RAMMSTEIN
HOW MUTTER CHANGED THE GAME
With two albums under their leather belts and the gag between their teeth, Rammstein had a point to prove. Twenty years on, this is how Mutter made them megastars
WORDS: ALEC CHILLINGWORTH
PRESS/OLAF HEINE
The headline screamed, ‘Nazis? Heil no!’ This wasn’t one of the usual outrageous tabloid rags, though – this was a mainstream UK music publication. Why? The year was 1998 and a band had used footage of Leni Riefenstahl’s 1938 film, Olympia, in their latest music video –a cover of Depeche Mode’s Stripped. While originally created as propaganda for the infamous ‘Nazi Olympics’, the movie is now routinely name-checked as a vital moment in cinematic history. But the band in question were German, sparking fears of fascism.
It was Rammstein: the Berlin six-piece who’d lived under hardline socialist rule in the German Democratic Republic. The staunchly liberal band.
The band with the fire. The band with the dildos. But Britain didn’t know all that yet…
“We are not Nazis, Neo-Nazis, or any other kind of Nazi,” said the band emphatically in a statement quoted in the piece, stating that the footage was used as an example of good art. “We are against racism, bigotry or any other type of discrimination.”
It was a strange start for a band who were about to embark on an effort to win over Britain. “They were convinced it would never happen in the UK,” says Anna Maslowicz, the PR guru who took Rammstein under her wing a year or so after that headline. “The first time I met them, I said, ‘You’re gonna be playing stadiums in the future.’ And they said, ‘Never. We’ll never be accepted here. We sing in German.’”
That admission seems surprising in light of how things were going for the band.
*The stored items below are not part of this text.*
GenWs carve(const EgGenerator* g, int B, int NB = 0) {
    if (NB <= 0) NB = B;
    const EgGeneratorConfig& c = g->cfg;
    GenWs w;
    Carver cv;
    const int64_t BF = (int64_t)B * c.frames, D = c.d_model, NF = (int64_t)NB * c.frames;
    const int64_t act = (int64_t)B * g->H1 * g->W1 * 32;
    for (int i = 0; i < 3; ++i) w.act[i] = cv.take(act);
    {
        int64_t gap_per_clip = 0;
        int h = g->H1, wd = g->W1;
        for (const BlockW& b : g->blocks) {
            const int ho = (h + 2 - 3) / b.stride + 1, wo = (wd + 2 - 3) / b.stride + 1;
            const int64_t need = (int64_t)eg_conv3x3_gap_tiles(ho, wo, b.cout, b.cout, 1) * b.cout;
            gap_per_clip = need > gap_per_clip ? need : gap_per_clip;
            h = ho; wd = wo;
        }
        w.gap = cv.take((int64_t)B * gap_per_clip);
    }
    w.gate = cv.take((int64_t)B * 128);
    w.amap = cv.take(BF * g->HW3);
    w.afc1 = cv.take(BF * D); w.afeat = cv.take(BF * D);
    w.emo_t = cv.take(BF * D * 2); w.emo = cv.take(BF * D); w.sem_t = cv.take(16); w.sem = cv.take(BF * D);
    w.cls_part = cv.take((int64_t)(c.frames > 64 ? c.frames : 64) * B * D);
    w.cls_h[0] = cv.take((int64_t)B * D); w.cls_h[1] = cv.take((int64_t)B * 256); w.cls_h[2] = cv.take((int64_t)B * 64);
    w.cls_out = cv.take((int64_t)B * 16);
    w.fus_in = cv.take(NF * D); w.fus_h = cv.take(NF * D); w.fusion = cv.take(NF * D);
    w.xa = cv.take(NF * D); w.xb = cv.take(NF * D);
    w.q = cv.take(NF * D); w.qkv = cv.take(NF * D * 3); w.ao = cv.take(NF * D); w.proj = cv.take(NF * D);
    w.ffn_h = cv.take(NF * c.d_inner);
    {
        const int64_t N64 = eg_round_up(NF, 64), B64 = eg_round_up(BF, 64), KX = D > g->Dpad ? D : g->Dpad;
        w.im_x[0] = cv.take(N64 * KX); w.im_x[1] = cv.take(N64 * KX); w.im_enc = cv.take(N64 * D); w.im_h = cv.take(N64 * c.d_inner);
        w.im_a[0] = cv.take(B64 * D); w.im_a[1] = cv.take(B64 * D); w.im_a[2] = cv.take(B64 * D * 2);
        w.im_p[0] = cv.take(B64 * D); w.im_p[1] = cv.take(B64 * D);
    }
    w.prior_cat = cv.take(BF * g->Dpad); w.prior_h = cv.take(BF * D); w.prior_enc = cv.take(BF * D);
    w.prior_rep = cv.take(NB > B ? NF * D : 16);
    w.tm_mem = cv.take((int64_t)B * c.pose_dim); w.tm_pe = cv.take((int64_t)B * c.chunk + 16); w.tm_gram = cv.take((int64_t)c.pose_dim * c.chunk);
    w.post_a = cv.take(NF * D * 4); w.post_b = cv.take(NF * D); w.post_c = cv.take(NF * g->Dpad); w.pose = cv.take(NF * c.pose_dim);
    const int64_t BT = (int64_t)B * c.text_len;
    w.t_emb = cv.take(BT * g->Cpad); w.t_a = cv.take(BT * g->Cpad); w.t_b = cv.take(BT * g->Cpad); w.t_c = cv.take(BT * g->Cpad);
    w.t_out = cv.take(BT * 512);
    w.tap_stem = w.tap_l[0] = w.tap_l[1] = w.tap_l[2] = -1;
    if (g->keep_taps) {
        w.tap_stem = cv.take(act);
        w.tap_l[0] = cv.take(act);
        w.tap_l[1] = cv.take((int64_t)B * g->H2 * g->W2 * 64);
        w.tap_l[2] = cv.take((int64_t)B * g->H3 * g->W3 * 128);
    }
    w.total = cv.off;
    return w;
}

inline float* P(void* ws, int64_t off) { return reinterpret_cast<float*>(reinterpret_cast<char*>(ws) + off); }

int run_linear(const float* arena, const LinW& w, const float* x, int lda, float* y, int ldc, int m, int relu, const float* res1,
               int ldr, int prec, hipStream_t st, int n_override = 0) {
    return eg_linear(x, lda, arena + w.w, w.kpad, w.b >= 0 ? arena + w.b : nullptr, res1, nullptr, ldr, y, ldc, m,
                     n_override ? n_override : w.n, w.kpad <= lda ? w.kpad : w.k, relu, 0, 0, prec, st);
}

int run_conv(const float* arena, const ConvW& c, const float* x, float* y, float* gap, int B, int h, int w, int relu, int nchw,
             int prec, hipStream_t st) {
    return eg_conv3x3(x, arena + c.w, c.bias >= 0 ? arena + c.bias : nullptr, c.scale >= 0 ? arena + c.scale : nullptr,
                      c.shift >= 0 ? arena + c.shift : nullptr, y, gap, B, h, w, c.cin, c.cout, c.stride, relu, nchw, prec, st);
}

struct Act { float* f = nullptr; int ld = 0; void* img = nullptr; int kimg = 0; };
inline Act act(float* f, int ld, void* img = nullptr, int kimg = 0) { Act a; a.f = f; a.ld = ld; a.img = img; a.kimg = kimg; return a; }

int lin(const EgGenerator* g, const float* arena, const LinW& w, const Act& x, int xk0, const Act& y, bool want_f32, int m, int relu,
        const float* res1, int ldr, hipStream_t st, int n_override = 0, int splits = 0, float* partial = nullptr) {
// ... 19 lines not shown
    const int D = g->cfg.d_model;
    float *qkv = P(ws, w.qkv), *ao = P(ws, w.ao), *pr = P(ws, w.proj);
    void* aimg = g->cfg.precision != EG_PREC_F32 ? P(ws, w.im_h) : nullptr;
    if (!xkv.f) {
        EG_TRY(lin(g, arena, m.qkv, xq, 0, act(qkv, 3 * D), true, B * Lq, 0, nullptr, 0, st));
        EG_TRY(egi_attention(qkv, 3 * D, qkv + D, 3 * D, qkv + 2 * D, 3 * D, ao, D, nullptr, aimg, B, g->cfg.n_head, Lq, Lk, g->cfg.d_k, g->cfg.precision, st));
    } else {
        float* q = P(ws, w.q);
        EG_TRY(lin(g, arena, m.q, xq, 0, act(q, D), true, B * Lq, 0, nullptr, 0, st));
        EG_TRY(lin(g, arena, m.kv, xkv, 0, act(qkv, 2 * D), true, B * Lk, 0, nullptr, 0, st));
        EG_TRY(egi_attention(q, D, qkv, 2 * D, qkv + D, 2 * D, ao, D, nullptr, aimg, B, g->cfg.n_head, Lq, Lk, g->cfg.d_k, g->cfg.precision, st));
    }
    EG_TRY(lin(g, arena, m.o, act(ao, D, aimg, D), 0, act(pr, D), true, B * Lq, 0, xq.f, D, st));
    return egi_layernorm(pr, arena + m.ln_g, arena + m.ln_b, out.f, g->cfg.precision != EG_PREC_F32 ? out.img : nullptr, B * Lq, D, 1e-6f, st);
}

int run_mha_kv(const EgGenerator* g, const float* arena, const MhaW& m, const Act& xq, const float* kv, const Act& out, const GenWs& w,
               void* ws, int B, int Lq, int Lk, hipStream_t st) {
    const int D = g->cfg.d_model;
    float *q = P(ws, w.q), *ao = P(ws, w.ao), *pr = P(ws, w.proj);
    void* aimg = g->cfg.precision != EG_PREC_F32 ? P(ws, w.im_h) : nullptr;
    EG_TRY(lin(g, arena, m.q, xq, 0, act(q, D), true, B * Lq, 0, nullptr, 0, st));
    EG_TRY(egi_attention(q, D, kv, 2 * D, kv + D, 2 * D, ao, D, nullptr, aimg, B, g->cfg.n_head, Lq, Lk, g->cfg.d_k, g->cfg.precision, st));
    EG_TRY(lin(g, arena, m.o, act(ao, D, aimg, D), 0, act(pr, D), true, B * Lq, 0, xq.f, D, st));
    return egi_layernorm(pr, arena + m.ln_g, arena + m.ln_b, out.f, g->cfg.precision != EG_PREC_F32 ? out.img : nullptr, B * Lq, D, 1e-6f, st);
}

int run_ffn(const EgGenerator* g, const float* arena, const FfnW& f, const Act& x, const Act& out, const GenWs& w, void* ws, int rows,
            hipStream_t st) {
    const int D = g->cfg.d_model, DI = g->cfg.d_inner;
    float *h = P(ws, w.ffn_h), *pr = P(ws, w.proj);
    const Act hid = act(h, DI, P(ws, w.im_h), DI);
    EG_TRY(lin(g, arena, f.w1, x, 0, hid, false, rows, 1, nullptr, 0, st));
    const int sp = (g->cfg.precision != EG_PREC_F32 && rows <= 64 && DI >= 2048 && 4 * D <= DI) ? 4 : 0;
    EG_TRY(lin(g, arena, f.w2, hid, 0, act(pr, D), true, rows, 0, x.f, D, st, 0, sp, h));
    return egi_layernorm(pr, arena + f.ln_g, arena + f.ln_b, out.f, g->cfg.precision != EG_PREC_F32 ? out.img : nullptr, rows, D, 1e-6f, st);
}


int run_audio_tower(const EgGenerator* g, const float* arena, const float* spec, const GenWs& w, void* ws, int B, hipStream_t st) {
    const int prec = g->cfg.precision, F = g->cfg.frames, D = g->cfg.d_model;
    float* bufs[3] = {P(ws, w.act[0]), P(ws, w.act[1]), P(ws, w.act[2])};
    float *gap = P(ws, w.gap), *gate = P(ws, w.gate);
    int xi = 0, h = g->H1, wd = g->W1, bi = 0;
    EG_TRY(eg_stem_conv(spec, arena + g->stem_w, arena + g->stem_b, arena + g->stem_scale, arena + g->stem_shift, bufs[0], B, g->H1,
                        g->W1, 32, st));
    if (g->keep_taps)
        EG_HIP_TRY(hipMemcpyAsync(P(ws, w.tap_stem), bufs[0], sizeof(float) * (size_t)B * g->H1 * g->W1 * 32, hipMemcpyDeviceToDevice, st), "tap copy");
    for (int s = 0; s < 3; ++s) {
        for (int j = 0; j < g->stages[s]; ++j, ++bi) {
            const BlockW& bw = g->blocks[bi];
            const int t1 = (xi + 1) % 3, t2 = (xi + 2) % 3;
            const int ho = (h + 2 - 3) / bw.stride + 1, wo = (wd + 2 - 3) / bw.stride + 1;
            if (!bw.ds && g->fuse_se) {
                EG_TRY(run_conv(arena, bw.c1, bufs[xi], bufs[t1], gap, B, h, wd, 1, 0, prec, st));
                const int tiles1 = eg_conv3x3_gap_tiles(h, wd, bw.cin, bw.cout, 1);
                EG_TRY(eg_se_gate_pre(bufs[t1], gap, tiles1, arena + bw.c2.w, arena + bw.c2.scale, arena + bw.c2.shift, arena + bw.se_w1,
                                      arena + bw.se_b1, arena + bw.se_w2, arena + bw.se_b2, gate, B, ho, wo, bw.cout, st));
                EG_TRY(eg_conv3x3_se(bufs[t1], arena + bw.c2.w, nullptr, arena + bw.c2.scale, arena + bw.c2.shift, gate, bufs[xi], bufs[t2], nullptr, B,
                                     ho, wo, bw.cout, bw.cout, 1, 0, 0, prec, st));
                xi = t2; h = ho; wd = wo;
                continue;
            }
            EG_TRY(run_conv(arena, bw.c1, bufs[xi], bufs[t1], nullptr, B, h, wd, 1, 0, prec, st));
            EG_TRY(run_conv(arena, bw.c2, bufs[t1], bufs[t2], gap, B, ho, wo, 0, 0, prec, st));
            const int tiles = eg_conv3x3_gap_tiles(ho, wo, bw.cout, bw.cout, 1);
            EG_TRY(eg_se_gate(gap, tiles, arena + bw.se_w1, arena + bw.se_b1, arena + bw.se_w2, arena + bw.se_b2, gate, B, bw.cout,
                              ho * wo, st));
            EG_TRY(eg_se_residual_relu(bufs[t2], gate, bufs[xi], bw.ds ? arena + bw.ds_w : nullptr, bw.ds ? arena + bw.ds_scale : nullptr,
                                       bw.ds ? arena + bw.ds_shift : nullptr, bufs[t1], B, ho, wo, bw.cout, h, wd, bw.cin, bw.stride, st));
            xi = t1; h = ho; wd = wo;
        }
        if (g->keep_taps)
            EG_HIP_TRY(hipMemcpyAsync(P(ws, w.tap_l[s]), bufs[xi], sizeof(float) * (size_t)B * h * wd * g->filters[s], hipMemcpyDeviceToDevice, st), "tap copy");
    }
    float* amap = P(ws, w.amap);
    EG_TRY(run_conv(arena, g->final_conv, bufs[xi], amap, nullptr, B, h, wd, 0, 1, prec, st));
    if (g->fold) return lin(g, arena, g->f_audio, act(amap, g->HW3), 0, act(P(ws, w.afeat), D, P(ws, w.im_a[1]), D), true, B * F, 0, nullptr, 0, st);
    const Act h1 = act(P(ws, w.afc1), D, P(ws, w.im_a[0]), D);
    EG_TRY(lin(g, arena, g->a_fc1, act(amap, g->HW3), 0, h1, false, B * F, 0, nullptr, 0, st));
    return lin(g, arena, g->a_fc2, h1, 0, act(P(ws, w.afeat), D, P(ws, w.im_a[1]), D), true, B * F, 0, nullptr, 0, st);
}

int run_text(const EgGenerator* g, const float* arena, const int64_t* text, float* out, const GenWs& w, void* ws, int B, hipStream_t st) {
    const EgGeneratorConfig& c = g->cfg;
    const int L = c.text_len, C = c.tcn_hidden, ld = g->Cpad, rows = B * L, prec = c.precision;
    float *x = P(ws, w.t_emb), *h1 = P(ws, w.t_a), *h2 = P(ws, w.t_b), *y = P(ws, w.t_c);
    EG_TRY(egi_embedding(text, arena + g->emb, x, rows, c.embed_dim, ld, c.n_words, st));
    for (int i = 0; i < c.tcn_layers; ++i) {
        const int d = 1 << i;
        const EgGenerator::TcnConv& c1 = g->tcn[2 * i];
        const EgGenerator::TcnConv& c2 = g->tcn[2 * i + 1];
        EG_TRY(eg_linear(x, ld, arena + c1.tap0.w, c1.tap0.kpad, arena + c1.bias, nullptr, nullptr, 0, h1, ld, rows, C, C, 0, d, L, prec, st));
        EG_TRY(eg_linear(x, ld, arena + c1.tap1.w, c1.tap1.kpad, nullptr, h1, nullptr, ld, h1, ld, rows, C, C, 1, 0, 0, prec, st));
        EG_TRY(eg_linear(h1, ld, arena + c2.tap0.w, c2.tap0.kpad, arena + c2.bias, nullptr, nullptr, 0, h2, ld, rows, C, C, 0, d, L, prec, st));
        EG_TRY(eg_linear(h1, ld, arena + c2.tap1.w, c2.tap1.kpad, nullptr, h2, x, ld, y, ld, rows, C, C, 1, 0, 0, prec, st));
        float* t = x; x = y; y = t;
    }
    EG_TRY(egi_time_linear(x, arena + g->txt_fc1_w, arena + g->txt_fc1_b, h1, B, L, C, ld, st));
    return eg_linear(h1, ld, arena + g->txt_dec.w, g->txt_dec.kpad, arena + g->txt_dec.b, nullptr, nullptr, 0, out, 512, rows, 512, C, 0,
                     0, 0, prec, st);
}

int run_prior(const EgGenerator* g, const float* arena, const float* prior, const GenWs& w, void* ws, int B, hipStream_t st) {
    const EgGeneratorConfig& c = g->cfg;
    EgiPriorW pw;
    memset(&pw, 0, sizeof(pw));
    pw.w1 = arena + g->pc_w1; pw.b1 = arena + g->pc_b1; pw.s1 = arena + g->pc_s1; pw.t1 = arena + g->pc_t1;
    pw.w2 = arena + g->pc_w2; pw.b2 = arena + g->pc_b2; pw.s2 = arena + g->pc_s2; pw.t2 = arena + g->pc_t2;
    if (c.variant == 1) {
        pw.sp_w0 = arena + g->sp_w0; pw.sp_b0 = arena + g->sp_b0; pw.sp_w1 = arena + g->sp_w1; pw.sp_b1 = arena + g->sp_b1;
        pw.tc_w0 = arena + g->tc_w0; pw.tc_b0 = arena + g->tc_b0; pw.tc_w1 = arena + g->tc_w1; pw.tc_b1 = arena + g->tc_b1;
        pw.tm_w0 = arena + g->tm_w0; pw.tm_b0 = arena + g->tm_b0; pw.tm_w1 = arena + g->tm_w1; pw.tm_b1 = arena + g->tm_b1;
// ... 106 lines not shown

extern "C" int eg_generator_default_config(EgGeneratorConfig* c) {
    EG_REQUIRE(c, EG_ERR_BAD_ARG, "null config");
    memset(c, 0, sizeof(*c));
    c->frames = 34; c->pose_dim = 126; c->prior_frames = 4; c->chunk = 4; c->d_model = 512; c->d_inner = 2048; c->n_layers = 3;
    c->n_head = 8; c->d_k = 64; c->n_mels = 128; c->spec_len = 124; c->text_len = 60; c->n_words = 200; c->embed_dim = 300;
    c->tcn_hidden = 300; c->tcn_layers = 3; c->variant = 0; c->precision = g_default_precision; c->n_position = 60;
    return EG_OK;
}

While their debut album, 1995’s Herzeleid, flopped onto CD players and was met with a somewhat flaccid reception, it caught the ear of Nine Inch Nails’ Trent Reznor and filmmaking legend David Lynch – they loved it so much, two songs ended up on Lynch’s 1997 neo-noir cinematic nightmare, Lost Highway.
Album Nummer zwei, Sehnsucht, booted the door down later that year. Its lead single, Engel, reached No.3 in the German singles charts. Up next was Du Hast, now a setlist staple, which somehow became a US radio hit and pipped The Smashing Pumpkins to a heavy rotation slot on MTV.
They were playing to thousands of devotees in mainland Europe and blowtorching a serious reputation across the pond. Thorsten Zahn, former editor of German alternative magazine Visions and the current editor-in-chief at Metal Hammer Germany, was sold hook, line and sphincter from day one. But as Rammstein hunkered down to make the album that would become Mutter, a seed of doubt sprouted in his brain: how could the band exceed expectations again?
Richard takes out the eyebrows of the first eight rows
GETTY
“Everyone was afraid which direction they’d go next,” he says of the band’s Deutsche fanbase. “Everyone was nervous that the third record would turn out bad.”
There was one man who definitely wasn’t nervous: Jacob Hellner. The Swedish producer had already worked with the band on Herzeleid and Sehnsucht, and would continue to produce every record save for 2019’s self-titled. He remembers the mid-1999 gestation period of Rammstein’s defining chapter.
“[With] how the music world worked back in those days, your third album would define whether you were there to stay or just a flash in the pan,” he explains. “They realised that, and even though they’d had massive hits with Sehnsucht, they still had the bravery to follow their artistic instinct and go where they went.
“They rented Haus Weimar in Heiligendamm, a small town by the Baltic Sea,” he continues. “It was a hangout for the East German political top brass, and in those days, it was really worn down – they rented the caretaker’s house. The whole foundation of the album was laid out in that house.”